Несколько раз во время прогулки они встречали Елизавету Алексеевну. "Великий князь сказал мне, что его жена была поверенной его мыслей, что она знала и разделяла его чувства, но что, кроме нее, я был первым и единственным лицом после отъезда его воспитателя, с кем он осмелился говорить об этом; что чувства эти он не мог доверить никому без исключения, так как в России никто еще не был способен разделить или даже понять их…"

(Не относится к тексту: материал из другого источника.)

struct Fd {
  int fd = -1;
  Fd() = default;
  explicit Fd(int f) : fd(f) {}
// ... 814 lines not shown
  if (kind == 0) return 1;
  int mounted = is_mount_leaf(pfd, leaf);
  if (mounted < 0) return mounted;
  if (!mounted) {
    if (kind == 3 && is_placeholder(pfd, leaf)) {
      if (unlinkat(pfd, leaf.c_str(), 0) < 0) return -errno;
      return 0;
    }
    return remove_one(w, n);
  }
  if (!(kind == 1 && maj == n.major && min == n.minor)) return -EEXIST;
  if ((e = unmount_leaf(pfd, leaf)) < 0) return e;
  if (is_placeholder(pfd, leaf) && unlinkat(pfd, leaf.c_str(), 0) < 0) return -errno;
  return 0;
}

struct Roctx {
  std::once_flag once;
  int (*push)(const char*) = nullptr;
  int (*pop)() = nullptr;
  void (*mark)(const char*) = nullptr;
  uint64_t (*start)(const char*) = nullptr;
  void (*stop)(uint64_t) = nullptr;
};
Roctx g_roctx;

void roctx_init() {
  std::call_once(g_roctx.once, []() {
    const char* env = getenv("GM_ROCTX");
    if (env && strcmp(env, "0") == 0) return;
// ... 230 lines not shown
  memset(&a, 0, sizeof(a));
  a.info.bpf_fd = (uint32_t)pfd.fd;
  a.info.info_len = sizeof(info);
  a.info.info = ptr_u64(&info);
  if (sys_bpf(BPF_OBJ_GET_INFO_BY_FD, &a, sizeof(a)) < 0) return -errno;
  return 0;
}

int gm_bpf_dev_program(const char* cgroup_path, uint64_t* insns, uint32_t cap, uint32_t* n,
                       uint32_t* prog_id) {
  return gm_bpf_dev_program_at(cgroup_path, 0, 0, insns, cap, n, prog_id, nullptr);
}

namespace {
thread_local gm_bpf_timing_t t_bpf_timing;
uint64_t mono_ns() {
  struct timespec ts;
  clock_gettime(CLOCK_MONOTONIC, &ts);
  return (uint64_t)ts.tv_sec * 1000000000ull + (uint64_t)ts.tv_nsec;
}
}

void gm_bpf_dev_last_timing(gm_bpf_timing_t* out) {
  if (out) *out = t_bpf_timing;
}

int gm_bpf_dev_install(const char* cgroup_path, const gm_dev_rule_t* rules, int n,
                       const gm_dev_rule_t* base, int nbase, const char* pin_dir,
                       uint32_t* prog_id, uint32_t* chained_id) {
  gm_bpf_timing_t& tm = t_bpf_timing;
  tm = gm_bpf_timing_t{};
  uint64_t t0 = mono_ns();
  Fd cg(open(cgroup_path, O_RDONLY | O_DIRECTORY | O_CLOEXEC));
  if (!cg.ok()) return -errno;
  const uint64_t ino = cgroup_ino(cg.fd);
// ... 300 lines not shown
    if (e == -ENOENT) {
      *kind = 0;
      *maj = *min = *mode = 0;
      return 0;
    }
    if (e < 0) return e;
    return stat_leaf(parent.fd, leaf, kind, maj, min, mode);
  });
}

int gm_devnodes_present(int pid, const char* root, const gm_dev_node_t* nodes, int n, int flags,
                        uint8_t* present) {
  int count = 0;
  int e = with_root(pid, root, flags, [&](int rootfd) {
    Walker wk(rootfd);
    for (int i = 0; i < n; ++i) {
      present[i] = 0;
      int pfd;
      std::string leaf;
      int w = wk.parent(nodes[i].path, false, &pfd, &leaf);
      if (w == -ENOENT) {
        std::string dir(nodes[i].path);
        const size_t cut = dir.rfind('/');
        dir = cut == std::string::npos ? std::string() : dir.substr(0, cut);
        Fd d2;
        std::string l2;
        if (!dir.empty() && walk_parent(rootfd, dir.c_str(), false, &d2, &l2) == 0 &&
            guarded_dir(d2.fd)) {
          present[i] = kSharedHost;
          ++count;
        }
        continue;
      }
      if (w < 0) continue;
      if (guarded_dir(pfd)) {
        present[i] = kSharedHost;
        ++count;
        continue;
      }
      int kind = 0;
      uint32_t ma = 0, mi = 0, mode = 0;
      if (stat_leaf(pfd, leaf, &kind, &ma, &mi, &mode) < 0) continue;
      if ((kind == 1 || kind == 2) && ma == nodes[i].major && mi == nodes[i].minor &&
          (!(flags & GM_DEV_BIND) || is_mount_leaf(pfd, leaf) == 1)) {
        present[i] = 1;
        ++count;
      }
    }
    return 0;
  });
  return e < 0 ? e : count;
}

Чарторийский и Александр расстались с выражениями самой искренней дружбы и обещали друг другу видеться как можно чаще. Князь Адам уходил пораженный, не понимая, что это было — сон или явь? "Я был во власти легко понятного обаяния; было столько чистоты, столько невинности, решимости, казавшейся непоколебимой, самоотверженности и возвышенности души в словах и поведении этого молодого князя, что он казался мне каким-то высшим существом, посланным на землю Провидением для счастья человечества и моей родины". Он был во власти мыслей, от которых захватывало дух: здесь, в сердце вражеской страны, пользуясь дружбой с наследником содействовать освобождению Польши — какая невероятная, многообещающая перспектива!